Imidazole propionate- a novel link between the human gut microbiota and development of insulin resistance in adipose tissue.

The gut microbiota affects numerous biological functions in the human body, and this has become an important field of research in biomedicine. Gut bacteria play a fundamental role in obesity, diabetes and cardiovascular disease.

Dysregulation of microbially derived metabolite production, in particular the production of imidazole propionate (ImP) was recently associated with metabolic disorders.

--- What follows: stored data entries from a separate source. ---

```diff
@@ -846,16 +771,16 @@
                 ctx->sort_lds_attr1 = true;
             }
             hipLaunchKernelGGL(k_msm_sort_staged<1>, dim3((u32)n_work), dim3(SORT_T), sort_cap<1>::V * 4, stream, (const u32*)g_dev, (const u32*)h_dev, 2048u, 1u,
-                               n_sub, split, m.sorted, m.cursor, (const u32*)nullptr, (const u32*)nullptr, sort_cap<1>::V, m.ticket);
+                               n_sub, split, m.sorted, m.cursor, m.cpos, (const u32*)nullptr, (const u32*)nullptr, sort_cap<1>::V);
         } else
             hipLaunchKernelGGL(k_msm_sort<1>, dim3((u32)n_work), dim3(SORT_T), 0, stream, (const u32*)g_dev, (const u32*)h_dev, 2048u, 1u, n_sub, split,
-                               m.sorted, m.cursor, (const u32*)nullptr, (const u32*)nullptr, m.ticket);
+                               m.sorted, m.cursor, m.cpos, (const u32*)nullptr, (const u32*)nullptr);
         BBP_HIP_TRY(ctx, hipGetLastError());
     }
     {
         ScopedEvent ev(ctx, TAG_MSM, stream);
-        hipLaunchKernelGGL(k_msm_acc<1>, dim3(acc_grid(ctx, (u32)n_work)), dim3(ACC_WG), 0, stream, ctx->ptable, m.sorted, m.cursor, n_sub, m.bsum, m.psum,
-                           split > 1 ? m.tmp : out_dev, (const u32*)nullptr, ctx->health, (u32)n_work, m.ticket);
+        hipLaunchKernelGGL(k_msm_acc<1>, dim3((u32)n_work * ACC_WGS), dim3(ACC_WG), 0, stream, ctx->ptable, m.sorted, m.cursor, m.cpos, n_sub, m.bsum, m.psum,
+                           (const u32*)nullptr, ctx->health);
         BBP_HIP_TRY(ctx, hipGetLastError());
     }
     ScopedEvent evf(ctx, TAG_MSM_FOLD, stream);
@@ -901,7 +826,7 @@
         {
             ScopedEvent ev(ctx, TAG_MSM_SORT, stream);
             hipLaunchKernelGGL(k_msm_sort<2>, dim3(n_work), dim3(SORT_T), 0, stream, scalars_dev, base_idx_dev, n_terms, n_idx_sets, n_sub, split, ms.sorted, ms.cursor,
-                               msm_map_dev, n_active_dev, ms.ticket);
+                               ms.cpos, msm_map_dev, n_active_dev);
             BBP_HIP_TRY(ctx, hipGetLastError());
         }
         if (ctx->debug_corrupt) {
@@ -911,8 +836,8 @@
         }
         {
             ScopedEvent ev(ctx, TAG_MSM, stream);
-            hipLaunchKernelGGL(k_msm_acc<2>, dim3(acc_grid(ctx, n_work)), dim3(ACC_WG), 0, stream, ctx->ptable, ms.sorted, ms.cursor, n_sub, ms.bsum, ms.psum, ms.tmp,
-                               n_active_dev, ctx->health, n_work, ms.ticket);
+            hipLaunchKernelGGL(k_msm_acc<2>, dim3(n_work * ACC_WGS), dim3(ACC_WG), 0, stream, ctx->ptable, ms.sorted, ms.cursor, ms.cpos, n_sub, ms.bsum, ms.psum,
+                               n_active_dev, ctx->health);
             BBP_HIP_TRY(ctx, hipGetLastError());
         }
         {
@@ -935,11 +860,11 @@
                 ctx->sort_lds_attr = true;
             }
             hipLaunchKernelGGL(k_msm_sort_staged<0>, dim3(n_work), dim3(SORT_T), cap * 4, stream, scalars_dev, base_idx_dev, n_terms, n_idx_sets, n_sub, split,
-                               m.sorted, m.cursor, msm_map_dev, n_active_dev, cap, m.ticket);
+                               m.sorted, m.cursor, m.cpos, msm_map_dev, n_active_dev, cap);
         }
         else
             hipLaunchKernelGGL(k_msm_sort<0>, dim3(n_work), dim3(SORT_T), 0, stream, scalars_dev, base_idx_dev, n_terms, n_idx_sets, n_sub, split,
-                               m.sorted, m.cursor, msm_map_dev, n_active_dev, m.ticket);
+                               m.sorted, m.cursor, m.cpos, msm_map_dev, n_active_dev);
         BBP_HIP_TRY(ctx, hipGetLastError());
     }
     if (ctx->debug_corrupt) {
@@ -952,8 +877,8 @@
         BBP_HIP_TRY(ctx, hipStreamWaitEvent(stream, ctx->ev_vacc[ctx->vacc_seq % bbp_ctx::VACC_RING], 0));
     {
         ScopedEvent ev(ctx, TAG_MSM, stream);
-        hipLaunchKernelGGL(k_msm_acc<0>, dim3(acc_grid(ctx, n_work)), dim3(ACC_WG), 0, stream, ctx->ptable, m.sorted, m.cursor, n_sub, m.bsum, m.psum,
-                           split > 1 ? m.tmp : out_points_dev, n_active_dev, ctx->health, n_work, m.ticket);
+        hipLaunchKernelGGL(k_msm_acc<0>, dim3(n_work * ACC_WGS), dim3(ACC_WG), 0, stream, ctx->ptable, m.sorted, m.cursor, m.cpos, n_sub, m.bsum, m.psum,
+                           n_active_dev, ctx->health);
         BBP_HIP_TRY(ctx, hipGetLastError());
     }
     static const bool chain_after_fold = getenv("BBP_VERIFY_CHAIN_AFTER_FOLD") && atoi(getenv("BBP_VERIFY_CHAIN_AFTER_FOLD"));
diff --git a/dusk_blindbidproof_amd/csrc/point.h b/dusk_blindbidproof_amd/csrc/point.h
--- a/dusk_blindbidproof_amd/csrc/point.h
+++ b/dusk_blindbidproof_amd/csrc/point.h
@@ -171,6 +171,21 @@
     r.Y = fe_mul(g, h);
     r.Z = fe_mul(g, f);
     r.T = fe_mul(e, h);
+    return r;
+}
+
+__device__ __forceinline__ ge ge_madd_row(const ge& p, const row_regs& q) {
+    fe a = fe_mul(fe_sub(p.Y, p.X), q.ymx);
+    fe b = fe_mul(fe_add(p.Y, p.X), q.ypx);
+    fe c = fe_mul(p.T, q.xy2d);
+    fe d = fe_add(p.Z, p.Z);
+    fe e = fe_sub(b, a), f = fe_sub(d, c), g = fe_add(d, c), h = fe_add(b, a);
+    ge r;
+    r.X = fe_mul(e, f);
+    r.T = fe_mul(e, h);
+    __builtin_amdgcn_sched_barrier(0);
+    r.Y = fe_mul(g, h);
+    r.Z = fe_mul(g, f);
     return r;
 }
 #endif
```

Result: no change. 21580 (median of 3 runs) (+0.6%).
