template <int KW>
__device__ __forceinline__ int terminal_through_last(const EngineParams& P, const u64* mine, const u64* theirs, int last, uint32_t inv_s16,
                                                     int lane, float* value) {
    const int S = P.S, g1 = P.goal - 1;
    const int y0 = (int)(((uint32_t)last * inv_s16) >> 16), x0 = last - y0 * S;
    const int dir = lane >> 4, j = (lane & 15) - g1;
    const int dy = dir == 1 ? 0 : (dir == 3 ? -1 : 1), dx = dir == 0 ? 0 : 1;
    const int y = y0 + j * dy, x = x0 + j * dx;
    const bool inb = (lane & 15) <= 2 * g1 && (unsigned)y < (unsigned)S && (unsigned)x < (unsigned)S;
    const int c = inb ? y * S + x : 0;
    u64 word = theirs[0];
#pragma unroll
    for (int k = 1; k < KW; ++k) word = (c >> 6) == k ? theirs[k] : word;
    const u64 w = __ballot(inb && ((word >> (c & 63)) & 1ull));
    u64 r = w;
    for (int t = 1; t <= g1; ++t) r &= w >> t;
    if (r) { *value = -1.0f; return 1; }
    bool full = true;
#pragma unroll
    for (int k = 0; k < KW; ++k) full = full && ((mine[k] | theirs[k]) == P.boardmask[k]);
    *value = 0.0f;
    return full ? 1 : 0;
}

template <int KW>
__host__ __device__ __forceinline__ uint32_t key_hash(const u64* mine, const u64* theirs) {
    u64 h = 0x9E3779B97F4A7C15ull;
#pragma unroll
    for (int k = 0; k < KW; ++k) {
        h = (h ^ mine[k]) * 0xff51afd7ed558ccdull;
        h ^= h >> 29;
        h = (h ^ theirs[k]) * 0xc4ceb9fe1a85ec53ull;
        h ^= h >> 32;
    }
    return (uint32_t)h;
}

template <int KW>
__device__ int tree_lookup(const EngineParams& P, int g, const u64* mine, const u64* theirs, int lane, uint32_t* slot_out) {
    const uint32_t* slots = P.hash + (size_t)g * (P.hash_mask + 1);
    const u64* keys = P.node_key + (size_t)g * P.node_cap * (2 * KW);
    const uint32_t h = key_hash<KW>(mine, theirs);
    for (uint32_t round = 0; round <= P.hash_mask / 64 + 1; ++round) {
        const uint32_t s = (h + round * 64 + lane) & P.hash_mask;
        const uint32_t v = slots[s];
        const u64 empties = __ballot(v == 0);
        const int first_empty = empties ? __builtin_ctzll(empties) : 64;
        bool match = false;
        if (v != 0 && lane < first_empty) {
            const u64* kk = keys + (size_t)(v - 1) * (2 * KW);
            match = true;
#pragma unroll
            for (int k = 0; k < KW; ++k) match = match && kk[k] == mine[k] && kk[KW + k] == theirs[k];
        }
        const u64 mm = __ballot(match);
        if (mm) {
            const int src = __builtin_ctzll(mm);
            return __builtin_amdgcn_readlane((int)v, src) - 1;
        }
        if (first_empty < 64) {
            *slot_out = (h + round * 64 + first_empty) & P.hash_mask;
            return -1;
        }
    }
    *slot_out = 0xffffffffu;
    return -1;
}

template <int KW>
__device__ __forceinline__ uint32_t memo_bucket(const EngineParams& P, const u64* mine, const u64* theirs, int last) {
    uint32_t h = key_hash<KW>(mine, theirs) ^ ((uint32_t)(last + 1) * 0x9E3779B1u);
    h ^= h >> 15; h *= 0x85EBCA6Bu; h ^= h >> 13;
    return h & P.memo_bucket_mask;
}
template <int KW>
__device__ __forceinline__ u64 memo_word(const EngineParams& P, const u64* mine, const u64* theirs, int last, int w) {
    const u64 kw = key_word<KW>(mine, theirs, w);
    return w == 2 * KW ? (((u64)P.memo_epoch << 32) | (u64)(uint32_t)(last + 1)) : kw;
}
template <int KW>
__device__ __forceinline__ int memo_probe(const EngineParams& P, uint32_t bucket, const u64* mine, const u64* theirs, int last, int lane,
                                          uint32_t* empty_ways) {
    constexpr int MK = 4 * KW;
    const int w = lane & (MK - 1);
    const u64 expect = memo_word<KW>(P, mine, theirs, last, w);
    u64 have = expect;
    if (lane < 4 * MK) have = P.memo_key[(size_t)bucket * (4 * MK) + lane];
    const u64 bad = __ballot(have != expect);
    const u64 blank = __ballot(lane < 4 * MK && w == 2 * KW && (uint32_t)(have >> 32) != P.memo_epoch);
    uint32_t em = 0;
    int hit = -1;
#pragma unroll
    for (int v = 3; v >= 0; --v) {
        const u64 wm = (MK == 16 ? 0xffffull : 0xffull) << (v * MK);
        if ((bad & wm) == 0ull) hit = (int)bucket * 4 + v;
        if (blank & wm) em |= 1u << v;
    }
    *empty_ways = em;
    return hit;
}


__device__ float pairwise_block(const float* a, int n) {
    if (n < 8) {
        float r = 0.0f;
        for (int i = 0; i < n; ++i) r = r + a[i];
        return r;
    }
    float r0 = a[0], r1 = a[1], r2 = a[2], r3 = a[3], r4 = a[4], r5 = a[5], r6 = a[6], r7 = a[7];
    int i;
    for (i = 8; i < n - (n % 8); i += 8) {
        r0 = r0 + a[i]; r1 = r1 + a[i + 1]; r2 = r2 + a[i + 2]; r3 = r3 + a[i + 3];
        r4 = r4 + a[i + 4]; r5 = r5 + a[i + 5]; r6 = r6 + a[i + 6]; r7 = r7 + a[i + 7];
    }
    float res = ((r0 + r1) + (r2 + r3)) + ((r4 + r5) + (r6 + r7));
    for (; i < n; ++i) res = res + a[i];
    return res;
}
__device__ float pairwise_sum(const float* a, int n) {
    if (n <= 128) return pairwise_block(a, n);
    int n2 = n / 2;
    n2 -= n2 % 8;
    return pairwise_block(a, n2) + pairwise_block(a + n2, n - n2);
}

#ifndef AF_TICK_MIN_WAVES
#define AF_TICK_MIN_WAVES 4
#endif
#ifdef AF_TICK_TIMING
__device__ unsigned long long g_tick_cycles[8192][13];
#define TK_T(var) const unsigned long long var = __builtin_readcyclecounter()
#define TK_ACC(slot, a, b) tk[slot] += (b) - (a)
#else
#define TK_T(var)
#define TK_ACC(slot, a, b)
#endif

Specifically, ImP was shown to be increased in subjects with type 2 diabetes, and ImP was shown to impair glucose tolerance and reduce insulin signaling.

ImP is produced by a specific bacterial enzyme, called urocanate reductase (UrdA), which was recently structurally characterized by us.

Type 2 diabetes associated bacteria such as Streptococcus mutants and Eggerthella lentha has been verified to express UrdA and hence produce ImP. Thus, a direct link between the microbiota and type 2 diabetes has been established.

Thus, there is an urgent need to clarify the molecular mechanisms behind the production of ImP and to unravel the full mechanism of action of ImP in humans.

Hence, we are now setting out to perform a detailed structural and functional approach to disclose the molecular mechanisms behind the production of ImP as well as its consequences for human adipose tissue.

The good prospects for success are based on preliminary data already available in Lindkvist lab on the structure of UrdA, in combination with expertise and availability of human adipose tissue.